Currie ha aggiunto che, “con una crescita della domanda così robusta, a fronte di una curva dell’offerta quasi anelastica al di fuori dei paesi core dell’Opec+ (GCC, paesi del Golfo, +Russia), il mercato globale del petrolio sta facendo fronte ai deficit più profondi dalla scorsa estate, per una quantità di quasi 3 milioni di barili al giorno. Con le raffinerie che stanno rispondendo velocemente ai lievi miglioramenti dei margini, l’offerta dei prodotti petroliferi si è ampiamente allineata al balzo della domanda degli utilizzatori finali, lasciando il deficit quasi esclusivamente nel mercato del petrolio crude“.
Intanto, a fare da assist alle quotazioni del petrolio è stato anche il dietrofront di ieri del dollaro. Di per sé il dollaro più basso può spingere infatti gli speculatori a puntare sugli asset denominati in dollari, come le commodities.
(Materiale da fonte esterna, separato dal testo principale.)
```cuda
int b200romp_net_finalize(b200romp_net* net, int max_batch) {
  B2R_REQUIRE(net && !net->finalized && max_batch > 0, "finalize: bad arguments");
  B2R_CUDA_OK(cudaSetDevice(net->device));
  fuse_chains(net, {Kernel::WgmmaBlock, {{3, 64, 64}, {3, 64, 64}}, false, false, tc_block_supported});
  fuse_chains(net, {Kernel::WgmmaBlock, {{3, 32, 32}, {3, 32, 32}}, true, false, tc_block_supported});
  fuse_chains(net, {Kernel::WgmmaBottleneck, {{1, 256, 64}, {3, 64, 64}, {1, 64, 256}}, false, true,
                    [](const ConvParams& p, bool) { return tc_bottleneck_supported(p); }});
  const int nT = (int)net->tensors.size(), nO = (int)net->ops.size();
  for (int i = 0; i < nO; ++i) {
    const b200romp_conv_desc& d = net->ops[i].d;
    for (int t : op_outputs(net->ops[i])) {
      Tensor& to = net->tensors[t];
      if (to.first_def < 0) to.first_def = i;
      to.last_use = std::max(to.last_use, i);
    }
    net->tensors[d.in].last_use = std::max(net->tensors[d.in].last_use, i);
    if (d.res >= 0) net->tensors[d.res].last_use = std::max(net->tensors[d.res].last_use, i);
    if (net->ops[i].kernel == Kernel::Sum)
      for (int k = 0; k < net->ops[i].sum.n_terms; ++k) {
        Tensor& tt = net->tensors[net->ops[i].sum.term[k]];
        B2R_REQUIRE(tt.external || tt.constant || (tt.first_def >= 0 && tt.first_def < i), "op %d sums tensor %d before it is written", i, net->ops[i].sum.term[k]);
        tt.last_use = std::max(tt.last_use, i);
      }
  }
  for (int i = 0; i < nO; ++i) {
    const b200romp_conv_desc& d = net->ops[i].d;
    const Tensor& ti = net->tensors[d.in];
    B2R_REQUIRE(ti.external || ti.constant || (ti.first_def >= 0 && ti.first_def < i), "op %d reads tensor %d before it is written", i, d.in);
    if (d.res >= 0) {
      const Tensor& tr = net->tensors[d.res];
      B2R_REQUIRE(tr.external || tr.constant || (tr.first_def >= 0 && tr.first_def < i), "op %d adds tensor %d before it is written", i, d.res);
    }
  }
  struct Buf { size_t bytes; size_t offset; };
  std::vector<Buf> bufs;
  std::multimap<size_t, int> free_bufs;
  std::vector<int> tensor_buf(nT, -1);
  std::vector<std::vector<int>> dies_at(nO);
  for (int t = 0; t < nT; ++t) {
    const Tensor& tt = net->tensors[t];
    if (!tt.external && !tt.constant && tt.first_def >= 0) dies_at[tt.last_use].push_back(t);
  }
  size_t total = 0;
  for (int i = 0; i < nO; ++i) {
    for (int t : op_outputs(net->ops[i])) {
      const Tensor& tt = net->tensors[t];
      if (tt.external || tt.constant || tt.first_def != i) continue;
      const size_t bytes = (tt.frame_bytes() * max_batch + 1023) / 1024 * 1024;
      auto it = free_bufs.find(bytes);
      if (it != free_bufs.end()) {
        tensor_buf[t] = it->second;
        free_bufs.erase(it);
      } else {
        bufs.push_back({bytes, total});
        total += bytes;
        tensor_buf[t] = (int)bufs.size() - 1;
      }
    }
    for (int dead : dies_at[i]) free_bufs.insert({bufs[tensor_buf[dead]].bytes, tensor_buf[dead]});
// ... 171 lines not shown
  const Tensor& t = net->tensors[tensor];
  B2R_REQUIRE(t.ptr != nullptr, "read_tensor: tensor %d has no storage", tensor);
  const size_t bytes = t.frame_bytes() * (t.constant ? 1 : batch);
  B2R_CUDA_OK(cudaMemcpyAsync(dst, t.ptr, bytes, cudaMemcpyDeviceToDevice, (cudaStream_t)stream));
  return B200ROMP_OK;
}

int b200romp_net_describe(b200romp_net* net, char* buf, int len) {
  if (!net || !buf || len <= 0) return B200ROMP_EINVAL;
  std::string s;
  char line[384];
  auto conv_line = [&](size_t i, const b200romp_conv_desc& d, Kernel kernel, const char* bracket) {
    const Tensor& ti = net->tensors[d.in];
    const Tensor& to = net->tensors[d.out];
    snprintf(line, sizeof(line), "op%03zu %s k%d s%d %4d->%-4d in t%d[%dx%dx%d]+%d out t%d[%dx%dx%d]+%d res t%d up%d relu%d%s\n", i,
             on_wgmma(kernel) ? "wgmma  " : "simt   ", d.ksize, d.stride, d.cin, d.cout, d.in, ti.H, ti.W, ti.C, d.in_c_off, d.out,
             to.H, to.W, to.C, d.out_c_off, d.res, d.upsample, d.relu, bracket);
    s += line;
  };
  for (size_t i = 0; i < net->ops.size(); ++i) {
    const Op& op = net->ops[i];
    const b200romp_conv_desc& d = op.d;
    const Tensor& ti = net->tensors[d.in];
    const Tensor& to = net->tensors[d.out];
    switch (op.kernel) {
      case Kernel::MaxPool:
        snprintf(line, sizeof(line), "op%03zu maxpool 3x3 s2 in t%d[%dx%dx%d] out t%d[%dx%dx%d]\n", i, d.in, ti.H, ti.W, ti.C, d.out, to.H, to.W, to.C);
        s += line;
        break;
      case Kernel::Sum: {
        int n = snprintf(line, sizeof(line), "op%03zu sum     out t%d[%dx%dx%d] = relu%d( t%d", i, op.sum.out, to.H, to.W, to.C, op.sum.relu, op.sum.base);
        for (int k = 0; k < op.sum.n_terms; ++k) n += snprintf(line + n, sizeof(line) - n, " + up%d(t%d)", op.sum.up[k], op.sum.term[k]);
        n += snprintf(line + n, sizeof(line) - n, " )");
        bool bound = net->finalized && to.ptr && ti.ptr;
        for (int k = 0; k < op.sum.n_terms; ++k) bound = bound && net->tensors[op.sum.term[k]].ptr;
        SumParams sp;
        if (bound && fill_sum_params(net, op, net->max_batch, &sp) == B200ROMP_OK)
          n += snprintf(line + n, sizeof(line) - n, " [fuse-sum %s]", fuse_sum_kernel_name(sp));
        snprintf(line + n, sizeof(line) - n, "\n");
        s += line;
        break;
      }
      case Kernel::WgmmaBlock: {
        const int mid = op.parts[0].d.out;
        const Tensor& tm = net->tensors[mid];
        snprintf(line, sizeof(line),
                 "op%03zu wgmma   block k3 s1 %d->%d->%d in t%d[%dx%dx%d]+%d mid t%d[%dx%dx%d] out t%d[%dx%dx%d]+%d res t%d+%d up1 relu1 "
                 "bias1 bias2 [tc-block grid %d smem %d%s]\n",
                 i, d.cin, d.cin, d.cout, d.in, ti.H, ti.W, ti.C, d.in_c_off, mid, tm.H, tm.W, tm.C, d.out, to.H, to.W, to.C,
                 d.out_c_off, d.res, d.res_c_off, op.tc.grid_x, op.tc.smem_bytes, op.tc.fold ? " conv1 pixel-pairs conv2 pixel-pairs" : "");
        s += line;
        break;
      }
      case Kernel::WgmmaBottleneck:
        for (size_t k = 0; k < op.parts.size(); ++k) {
          char bracket[96];
          snprintf(bracket, sizeof(bracket), " [tc-bottleneck conv%zu of k1-k3-k1 grid %d smem %d]", k + 1, op.tc.grid_x, op.tc.smem_bytes);
          conv_line(i, op.parts[k].d, op.kernel, bracket);
        }
        break;
      default:
        conv_line(i, d, op.kernel, on_wgmma(op.kernel) ? op.tc.describe().c_str() : "");
    }
  }
  snprintf(line, sizeof(line), "workspace %.1f MiB for max_batch %d\n", net->workspace_bytes / 1048576.0, net->max_batch);
  s += line;
  const int n = (int)std::min<size_t>(s.size(), (size_t)len - 1);
  memcpy(buf, s.data(), n);
  buf[n] = 0;
  return n;
}

int b200romp_net_set_lane(b200romp_net* net, int op, int lane) {
  B2R_REQUIRE(net && !net->finalized && op >= 0 && op < (int)net->ops.size(), "set_lane: bad op id or net already finalized");
  B2R_REQUIRE(lane >= 0 && lane < b200romp_net::kLanes, "set_lane: lane must be 0..%d", b200romp_net::kLanes - 1);
  net->ops[op].lane = lane;
  return B200ROMP_OK;
}

int b200romp_net_num_launches(b200romp_net* net) { return net ? (int)net->ops.size() : 0; }
long long b200romp_net_workspace_bytes(b200romp_net* net) { return net ? (long long)net->workspace_bytes : 0; }

int b200romp_conv2d(const b200romp_conv_desc* d, const float* weight_host, const float* bias_host, const void* in,
                    int in_dtype, int in_H, int in_W, int in_C, void* out, int out_dtype, int out_C, int out_nchw,
                    const void* res, int res_dtype, int batch, b200romp_stream stream) {
  B2R_REQUIRE(d && weight_host && in && out && batch > 0, "conv2d: bad arguments");
  int dev = 0;
  B2R_CUDA_OK(cudaGetDevice(&dev));
  b200romp_net* net = b200romp_net_create(dev);
  if (!net) return B200ROMP_ECUDA;
  int Ho, Wo;
  conv_out_hw(d->ksize, d->stride, in_H, in_W, &Ho, &Wo);
  Ho *= d->upsample; Wo *= d->upsample;
  b200romp_conv_desc dd = *d;
  dd.in = b200romp_net_add_tensor(net, in_H, in_W, in_C, in_dtype, 0, 1);
  dd.out = b200romp_net_add_tensor(net, Ho, Wo, out_C, out_dtype, out_nchw, 1);
  dd.res = -1;
  if (res) dd.res = b200romp_net_add_tensor(net, Ho, Wo, out_C, res_dtype, 0, 1);
  int rc = (dd.in < 0 || dd.out < 0) ? B200ROMP_EINVAL : B200ROMP_OK;
  if (!rc) {
    net->tensors[dd.in].ptr = const_cast<void*>(in);
    net->tensors[dd.out].ptr = out;
    if (res) net->tensors[dd.res].ptr = const_cast<void*>(res);
    net->tensors[dd.in].external = net->tensors[dd.out].external = 0;
    if (res) net->tensors[dd.res].external = 0;
    net->tensors[dd.in].constant = true;
// ... 24 lines not shown
```

Before: 3614.

## Fuse HRNet stem's two stride-2 3x3 convs into one warp-specialized WGMMA kernel

Adds a persistent kernel that loads raw u8 frames via TMA, normalizes and im2cols them in producer warps, runs conv1 (3->64, s2) with WGMMA into a parity-split shared-memory tile, then runs conv2 (64->64, s2) directly from shared memory. The aim is to avoid writing and re-reading the full-resolution 64-channel intermediate in global memory and to save a launch. The chain fuser is generalized to match stride, u8 input and non-residual patterns. The intermediate is still written out when another op reads it. This adds halo recomputation and a large shared-memory footprint that limits the kernel to one block per SM.

```diff
diff --git a/romp_b200/_lib.py b/romp_b200/_lib.py
--- a/romp_b200/_lib.py
+++ b/romp_b200/_lib.py
@@ -9,7 +9,7 @@
 ROOT = os.path.dirname(HERE)
 LIB_PATH = os.path.join(HERE, "lib", "libb200romp.so")
 CSRC = os.path.join(HERE, "csrc")
-SOURCES = ["net.cu", "conv_simt.cu", "conv_tc.cu", "conv_block_tc.cu", "conv_bottleneck_tc.cu", "conv_stem_tc.cu", "conv1d_tc.cu", "parse.cu", "smpl.cu", "smpl_blend_tc.cu", "project.cu", "pnp.cu", "bev.cu", "pack.cu", "preproc.cu", "temporal.cu", "track.cu", "romp_track.cu", "resnet_ops.cu"]
+SOURCES = ["net.cu", "conv_simt.cu", "conv_tc.cu", "conv_block_tc.cu", "conv_bottleneck_tc.cu", "conv_stem_tc.cu", "conv_stem_fused_tc.cu", "conv1d_tc.cu", "parse.cu", "smpl.cu", "smpl_blend_tc.cu", "project.cu", "pnp.cu", "bev.cu", "pack.cu", "preproc.cu", "temporal.cu", "track.cu", "romp_track.cu", "resnet_ops.cu"]
 
 F32, BF16, U8 = 0, 1, 2
 ENGINE_AUTO, ENGINE_SIMT, ENGINE_WGMMA, ENGINE_TF32 = 0, 1, 2, 3
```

Inoltre, nella giornata di domenica, le trattative tra gli Stati Uniti e l’Iran per ripristinare l’accordo nucleare del 2015 hanno fatto una pausa, a causa delle elezioni presidenziali iraniane, che hanno certificato la vittoria del candidato conservatore Ebrahim Raisi.
“L’elezione di un conservatore in Iran sta pesando sul mercato (offerta), in quanto è meno probabile che le sanzioni vengano rimosse”, ha commentato alla Cnbc Bob Yawger, director della divisione di Energy Futures presso Mizuho, a New York.
Da segnalare che, invece, in caso di ripristino dell’accordo nucleare, l’Iran potrebbe riversare sul mercato una quantità extra di 1 milione di barili, pari all’1% dell’offerta globale di petrolio, per un arco temporale più lungo di sei mesi.